* About this exercise
Total the lines of the entries below that hold the string "more", then write only that total.

* Records shown
# JeffWang987/MVSTER

Hardware: AMD Instinct MI355X
Metric: depth-maps/sec (DTU 512×640, 5-view, 4-stage) at 1/2/4/8 MI355X (higher is better)
Workload: dtype f32; 1 GPU; DTU mid 512x640, 5 views, 4-stage cascade 8/8/4/4 hyp, B=1 eval, 1 depth map(s) per step per GPU; launch=hipGraph replay, parallelism=replicas x1, depth_maps_in_flight_per_gpu=2

## Files before the change

### mvster_amd/csrc/conv_pers.hip

```cpp
#include "conv_args.hpp"

namespace mvconv {
namespace {


#ifdef MVSTER_TIMELINE
__device__ unsigned long long* g_ptl = nullptr;
#define MV_PTL(k)                                                                                                       \
    do {                                                                                                                \
        __builtin_amdgcn_sched_barrier(0);                                                                              \
        if (g_ptl && lane == 0 && it < 16)                                                                              \
            g_ptl[(((size_t)(blockIdx.y * gridDim.x + blockIdx.x) * 4 + wave) * 16 + it) * 8 + (k)] =                    \
                (k) < 5 ? __builtin_amdgcn_s_memtime() : (k) == 5 ? __builtin_amdgcn_s_getreg(63492)                    \
                                                         : (k) == 6 ? __builtin_amdgcn_s_getreg(63508) : tile;          \
        __builtin_amdgcn_sched_barrier(0);                                                                              \
    } while (0)
#define MV_PPTL(k, v)                                                                                                   \
    do {                                                                                                                \
        __builtin_amdgcn_sched_barrier(0);                                                                              \
        if (g_ptl && lane == 0 && hp < 16)                                                                              \
            g_ptl[(((size_t)(blockIdx.y * gridDim.x + blockIdx.x) * 8 + wave8) * 16 + hp) * 4 + (k)] = (v);           \
        __builtin_amdgcn_sched_barrier(0);                                                                              \
    } while (0)
#else
// ... 572 lines not shown
#pragma unroll
                    for (int c = 0; c < NCH; ++c) {
                        const f32x4v w = wl[(wbase + tap * NCH + c) * 64 + lane];
                        f32x4v A[MT];
#pragma unroll
                        for (int mt = 0; mt < MT; ++mt) A[mt] = patch[abase[mt] + c * 2 * PLANE + cbase + dy * RS + dx * 2];
#pragma unroll
                        for (int j = 0; j < 4; ++j)
#pragma unroll
                            for (int mt = 0; mt < MT; ++mt) acc[mt] = __builtin_amdgcn_mfma_f32_16x16x4f32(w[j], A[mt][j], acc[mt], 0, 0, 0);
                    }
                }
            wbase += kh * kw * NCH;
#pragma unroll
            for (int mt = 0; mt < MT; ++mt) {
                f32x4v v = acc[mt];
#pragma unroll
                for (int j = 0; j < 4; ++j) {
                    v[j] = fmaf(v[j], scv[j], shv[j]);
                    if (a.relu) v[j] = fmaxf(v[j], 0.0f);
                    if (SKIP) v[j] += skv[mt][j];
                }
                __builtin_amdgcn_raw_buffer_store_b128(__builtin_bit_cast(u32x4v, v), out_rsrc, ooff[mt], 0, MV_STORE_AUX);
            }
        }
        __builtin_amdgcn_s_waitcnt(0xc07f);
        __builtin_amdgcn_s_barrier();
    }
}

#ifdef MVSTER_PROBES
template <int MT, int NT, int KW, int SW, int NCH, int KD, bool WREG, int PF, bool SKIP>
__global__ void __launch_bounds__(512) conv_pp_kernel(ConvArgs a, PersArgs p) {
    using G = PersGeom<MT, KW, SW, KD>;
    constexpr int TY = G::TY, KH = G::KH, PW = G::PW, PH = G::PH, PWH = G::PWH, PLANE = G::PLANE, NBLK = G::NBLK;
    constexpr int NTAP = KD * KH * KW, TAPS2D = KH * KW;
    constexpr int BUF = NCH * 2 * PLANE;
    constexpr int NI = NCH * 2 * NBLK;
    constexpr int NIW = (NI + 3) / 4;
    constexpr int CIN = NCH * 16;
    extern __shared__ __attribute__((aligned(16))) float lds_raw[];
    const int lane = threadIdx.x & 63;
    const int wave8 = __builtin_amdgcn_readfirstlane(threadIdx.x >> 6);
    const int grp = wave8 >> 2;
    const int wave = wave8 & 3;
    f32x4v* const lds = reinterpret_cast<f32x4v*>(lds_raw) + grp * 2 * BUF;
    f32x4v* const scratch = reinterpret_cast<f32x4v*>(lds_raw) + 4 * BUF;
    f32x4v* const wl = scratch + 64;
    const int lm = lane & 15, lq = lane >> 4;
    const int nt0 = blockIdx.y * NT;
    const __amdgpu_buffer_rsrc_t in_rsrc =
        __builtin_amdgcn_make_buffer_rsrc(const_cast<float*>(a.in), (short)0, (int)a.in_bytes, 0x00020000);

    unsigned dbase[NIW];
    int dpos[NIW];
#pragma unroll
    for (int n = 0; n < NIW; ++n) {
        const int i = wave + 4 * n;
        const int c = i / (2 * NBLK), r = i - c * 2 * NBLK, pl = r / NBLK, blk = r - pl * NBLK;
        const int s = blk * 64 + lane;
        const int q1 = s & 1;
        int prow, px;
        if (SW == 1) {
            const int pix = s >> 1;
            prow = pix / PW;
            px = pix - prow * PW;
        } else {
            int t = s >> 1;
            const int xh = t % PWH;
            t /= PWH;
            prow = t >> 1;
            px = 2 * xh + (t & 1);
        }
        const bool valid = i < NI && prow < G::ROWS && px < PW;
        const int pz = KD == 1 ? 0 : prow / PH, py = prow - pz * PH;
        dpos[n] = px | (py << 8) | (pz << 16);
        dbase[n] = valid ? (unsigned)(((pz * a.Hi + py) * a.Wi + px) * (CIN * 4) + (c * 16 + pl * 8 + q1 * 4) * 4) : 0x80000000u;
    }

    auto decode_tile = [&](unsigned tile) -> TilePos {
        TilePos t;
        auto div = [&](unsigned n, int k) -> unsigned { return ((__umulhi(n, p.mul[k]) >> p.shr[k]) & ~p.one[k]) | (n & p.one[k]); };
        unsigned q = div(tile, 0);
        t.tx0 = (int)(tile - q * p.tiles_x) * 32;
        unsigned q2 = div(q, 1);
        t.ty0 = (int)(q - q2 * p.tiles_y) * TY;
        const unsigned q3 = div(q2, 2);
        t.zo = (int)(q2 - q3 * (unsigned)a.Do);
        t.b = (int)q3;
        return t;
    };

    auto dma_tile = [&](const TilePos& t, int buf, bool live) {
        const int iz0 = t.zo * a.sd - a.pd[0], iy0 = t.ty0 * SW - a.ph[0], ix0 = t.tx0 * SW - a.pw[0];
        const unsigned origin = (unsigned)((((t.b * a.Di + iz0) * a.Hi + iy0) * a.Wi + ix0) * (CIN * 4));
        const unsigned wi = live ? (unsigned)a.Wi : 0u;
        f32x4v* const dst0 = lds + buf * BUF;
#pragma unroll
        for (int n = 0; n < NIW; ++n) {
            const int i = wave + 4 * n;
            {
                const int ix = ix0 + (dpos[n] & 255), iy = iy0 + ((dpos[n] >> 8) & 255), iz = iz0 + (dpos[n] >> 16);
                bool ok = (unsigned)iy < (unsigned)a.Hi && (unsigned)ix < wi;
                if (KD > 1) ok = ok && (unsigned)iz < (unsigned)a.Di;
                const unsigned off = ok ? dbase[n] + origin : 0x80000000u;
                f32x4v* const dst = (NI % 4 == 0 || n + 1 < NIW || i < NI) ? dst0 + (i / NBLK) * PLANE + (i % NBLK) * 64 : scratch;
                __builtin_amdgcn_raw_ptr_buffer_load_lds(in_rsrc, (lds_void*)dst, 16, off, 0, 0, 0);
            }
        }
    };

    const unsigned nwg = gridDim.x;
    const unsigned first = xcd_remap(blockIdx.x, nwg);
    const unsigned ntl = first < p.ntiles ? (p.ntiles - first + nwg - 1) / nwg : 0u;
    const int kcount = (int)((ntl + 1u - (unsigned)grp) >> 1);
    auto tile_of = [&](int k) -> unsigned { return first + (unsigned)(2 * k + grp) * nwg; };
    if (kcount > 0) dma_tile(decode_tile(tile_of(0)), 0, true);
    if (grp == 0 && kcount > 1) dma_tile(decode_tile(tile_of(1)), 1, true);
    f32x4v wreg[WREG ? NTAP * NCH * NT : 1];
    const long wstep = (long)a.ntile_total * 256;
    if (WREG) {
#pragma unroll
        for (int s = 0; s < NTAP * NCH; ++s)
#pragma unroll
            for (int nt = 0; nt < NT; ++nt)
                wreg[s * NT + nt] = *reinterpret_cast<const f32x4v*>(a.wpk + s * wstep + ((long)(nt0 + nt) * 64 + lane) * 4);
    } else {
        const __amdgpu_buffer_rsrc_t w_rsrc = __builtin_amdgcn_make_buffer_rsrc(
            const_cast<float*>(a.wpk), (short)0, (int)(NTAP * NCH * wstep * 4), 0x00020000);
        for (int i = wave8; i < NTAP * NCH * NT; i += 8) {
            const int s = i / NT, nt = i - s * NT;
            const unsigned off = (unsigned)((s * wstep + (long)(nt0 + nt) * 256) * 4) + lane * 16;
            __builtin_amdgcn_raw_ptr_buffer_load_lds(w_rsrc, (lds_void*)(wl + i * 64), 16, off, 0, 0, 0);
        }
    }
    f32x4v scv[NT], shv[NT];
#pragma unroll
    for (int nt = 0; nt < NT; ++nt) {
        const int n0 = (nt0 + nt) * 16 + lq * 4;
        scv[nt] = *reinterpret_cast<const f32x4v*>(a.scale + n0);
        shv[nt] = *reinterpret_cast<const f32x4v*>(a.shift + n0);
    }
    int abase[MT];
#pragma unroll
    for (int mt = 0; mt < MT; ++mt) {
        const int t = wave * MT + mt;
        const int row = t >> 1, x = (t & 1) * 16 + lm;
        const int rs = G::ROWSLOTS;
        abase[mt] = (SW == 1 ? row * rs + x * 2 : row * 2 * rs + x * 2) + (lq >> 1) * PLANE + (lq & 1);
    }
    const __amdgpu_buffer_rsrc_t out_rsrc =
        __builtin_amdgcn_make_buffer_rsrc(a.out, (short)0, (int)p.out_bytes, 0x00020000);
    const __amdgpu_buffer_rsrc_t skip_rsrc = __builtin_amdgcn_make_buffer_rsrc(
        const_cast<float*>(SKIP ? a.skip : a.in), (short)0, SKIP ? (int)p.out_bytes : 0, 0x00020000);
    unsigned obase[MT];
    int orc[MT];
#pragma unroll
    for (int mt = 0; mt < MT; ++mt) {
        const int t = wave * MT + mt;
        const int row = t >> 1, col = (t & 1) * 16 + lm;
        orc[mt] = row | (col << 8);
        obase[mt] = (unsigned)((row * a.Wo + col) * a.cout + nt0 * 16 + lq * 4) * 4u;
    }
    auto tap_off = [&](int kz, int ky, int kx) -> int {
        const int prow = kz * PH + ky;
        return SW == 1 ? prow * G::ROWSLOTS + kx * 2 : prow * G::ROWSLOTS + (kx & 1) * PWH * 2 + (kx >> 1) * 2;
    };

    __syncthreads();

    f32x4v pacc[MT][NT], pskv[MT][NT];
    unsigned pooff[MT];
#pragma unroll
    for (int mt = 0; mt < MT; ++mt) {
        pooff[mt] = 0x80000000u;
#pragma unroll
        for (int nt = 0; nt < NT; ++nt) pacc[mt][nt] = pskv[mt][nt] = (f32x4v){0.f, 0.f, 0.f, 0.f};
    }
    auto epilogue = [&](const f32x4v (&accv)[MT][NT], const f32x4v (&skvv)[MT][NT], const unsigned (&off)[MT]) {
#pragma unroll
        for (int mt = 0; mt < MT; ++mt) {
#pragma unroll
            for (int nt = 0; nt < NT; ++nt) {
                f32x4v v = accv[mt][nt];
#pragma unroll
                for (int j = 0; j < 4; ++j) {
                    v[j] = fmaf(v[j], scv[nt][j], shv[nt][j]);
                    if (a.relu) v[j] = fmaxf(v[j], 0.0f);
                    if (SKIP) v[j] += skvv[mt][nt][j];
                }
                __builtin_amdgcn_raw_buffer_store_b128(__builtin_bit_cast(u32x4v, v), out_rsrc, off[mt] + nt * 64, 0, MV_STORE_AUX);
            }
        }
    };

    f32x4v skvN[MT][NT];
    unsigned ooffN[MT];
    TilePos here = decode_tile(kcount > 0 ? tile_of(0) : 0u);
#pragma unroll
    for (int mt = 0; mt < MT; ++mt) ooffN[mt] = 0x80000000u;
    const int nhalf = 2 * (int)((ntl + 1u) >> 1) + 1;
    {
        const unsigned oorigin = (unsigned)((((here.b * a.Do + here.zo) * a.Ho + here.ty0) * a.Wo + here.tx0) * a.cout) * 4u;
#pragma unroll
        for (int mt = 0; mt < MT; ++mt) {
            const bool ok = grp == 0 && kcount > 0 && here.ty0 + (orc[mt] & 255) < a.Ho && here.tx0 + (orc[mt] >> 8) < a.Wo;
            ooffN[mt] = ok ? obase[mt] + oorigin : 0x80000000u;
#pragma unroll
            for (int nt = 0; nt < NT; ++nt)
                skvN[mt][nt] = SKIP ? __builtin_bit_cast(f32x4v, __builtin_amdgcn_raw_buffer_load_b128(skip_rsrc, ooffN[mt] + nt * 64, 0, 0))
                                    : (f32x4v){0.f, 0.f, 0.f, 0.f};
        }
    }
    for (int hp = 0; hp < nhalf; ++hp) {
        MV_PPTL(0, __builtin_amdgcn_s_memtime());
        MV_PPTL(3, __builtin_amdgcn_s_getreg(63492));
        if ((hp & 1) == grp) {
            const int k = (hp - grp) >> 1;
            if (k < kcount) {
                const int cur = k & 1;
                f32x4v acc[MT][NT];
#pragma unroll
                for (int mt = 0; mt < MT; ++mt)
#pragma unroll
                    for (int nt = 0; nt < NT; ++nt) acc[mt][nt] = (f32x4v){0.f, 0.f, 0.f, 0.f};
                const f32x4v* patch = lds + cur * BUF;
                const int kz_lo = KD == 1 ? 0 : max(0, a.pd[0] - here.zo * a.sd), kz_hi = KD == 1 ? 1 : min(KD, a.Di + a.pd[0] - here.zo * a.sd);
#pragma unroll
                for (int kz = 0; kz < KD; ++kz) {
                    if (kz < kz_lo || kz >= kz_hi) continue;
                    f32x4v A[PF + 1][NCH][MT], Bv[PF + 1][NCH][NT];
                    auto load_tap = [&](int t2, f32x4v (&Aa)[NCH][MT], f32x4v (&Bb)[NCH][NT]) {
                        const int ky = t2 / KW, kx = t2 - ky * KW;
                        const int to = tap_off(kz, ky, kx);
                        const int tap = kz * TAPS2D + t2;
#pragma unroll
                        for (int c = 0; c < NCH; ++c) {
#pragma unroll
                            for (int mt = 0; mt < MT; ++mt) Aa[c][mt] = patch[abase[mt] + c * 2 * PLANE + to];
#pragma unroll
                            for (int nt = 0; nt < NT; ++nt)
                                Bb[c][nt] = WREG ? wreg[(tap * NCH + c) * NT + nt] : wl[((tap * NCH + c) * NT + nt) * 64 + lane];
                        }
                    };
#pragma unroll
                    for (int t2 = 0; t2 < PF && t2 < TAPS2D; ++t2) load_tap(t2, A[t2 % (PF + 1)], Bv[t2 % (PF + 1)]);
#pragma unroll
                    for (int t2 = 0; t2 < TAPS2D; ++t2) {
                        if (t2 + PF < TAPS2D) load_tap(t2 + PF, A[(t2 + PF) % (PF + 1)], Bv[(t2 + PF) % (PF + 1)]);
#pragma unroll
                        for (int c = 0; c < NCH; ++c)
#pragma unroll
                            for (int j = 0; j < 4; ++j)
#pragma unroll
                                for (int mt = 0; mt < MT; ++mt)
#pragma unroll
                                    for (int nt = 0; nt < NT; ++nt)
                                        acc[mt][nt] = __builtin_amdgcn_mfma_f32_16x16x4f32(Bv[t2 % (PF + 1)][c][nt][j], A[t2 % (PF + 1)][c][mt][j],
                                                                                           acc[mt][nt], 0, 0, 0);
                    }
                }
#pragma unroll
                for (int mt = 0; mt < MT; ++mt) {
                    pooff[mt] = ooffN[mt];
#pragma unroll
                    for (int nt = 0; nt < NT; ++nt) {
                        pacc[mt][nt] = acc[mt][nt];
                        pskv[mt][nt] = skvN[mt][nt];
                    }
                }
            }
            __builtin_amdgcn_s_waitcnt(0xc07f);
            MV_PPTL(2, k < kcount ? 1 : 0);
        } else {
            const int kn = (hp + 1 - grp) >> 1;
            epilogue(pacc, pskv, pooff);
#pragma unroll
            for (int mt = 0; mt < MT; ++mt) pooff[mt] = 0x80000000u;
            __builtin_amdgcn_sched_barrier(0);
            const bool have = kn < kcount;
            here = decode_tile(have ? tile_of(kn) : 0u);
            const unsigned oorigin = (unsigned)((((here.b * a.Do + here.zo) * a.Ho + here.ty0) * a.Wo + here.tx0) * a.cout) * 4u;
#pragma unroll
            for (int mt = 0; mt < MT; ++mt) {
                const bool ok = have && here.ty0 + (orc[mt] & 255) < a.Ho && here.tx0 + (orc[mt] >> 8) < a.Wo;
                ooffN[mt] = ok ? obase[mt] + oorigin : 0x80000000u;
#pragma unroll
                for (int nt = 0; nt < NT; ++nt)
                    skvN[mt][nt] = SKIP ? __builtin_bit_cast(f32x4v, __builtin_amdgcn_raw_buffer_load_b128(skip_rsrc, ooffN[mt] + nt * 64, 0, 0))
                                        : (f32x4v){0.f, 0.f, 0.f, 0.f};
            }
            __builtin_amdgcn_sched_barrier(0);
            const bool more = kn + 1 < kcount;
            dma_tile(decode_tile(more ? tile_of(kn + 1) : 0u), (kn + 1) & 1, more);
            MV_PPTL(2, __builtin_amdgcn_s_memtime());
            asm volatile("s_waitcnt vmcnt(%0)" ::"n"(MT * NT * (SKIP ? 2 : 1) + NIW) : "memory");
        }
        MV_PPTL(1, __builtin_amdgcn_s_memtime());
        __builtin_amdgcn_s_barrier();
    }
}
#endif
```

* Your solution
2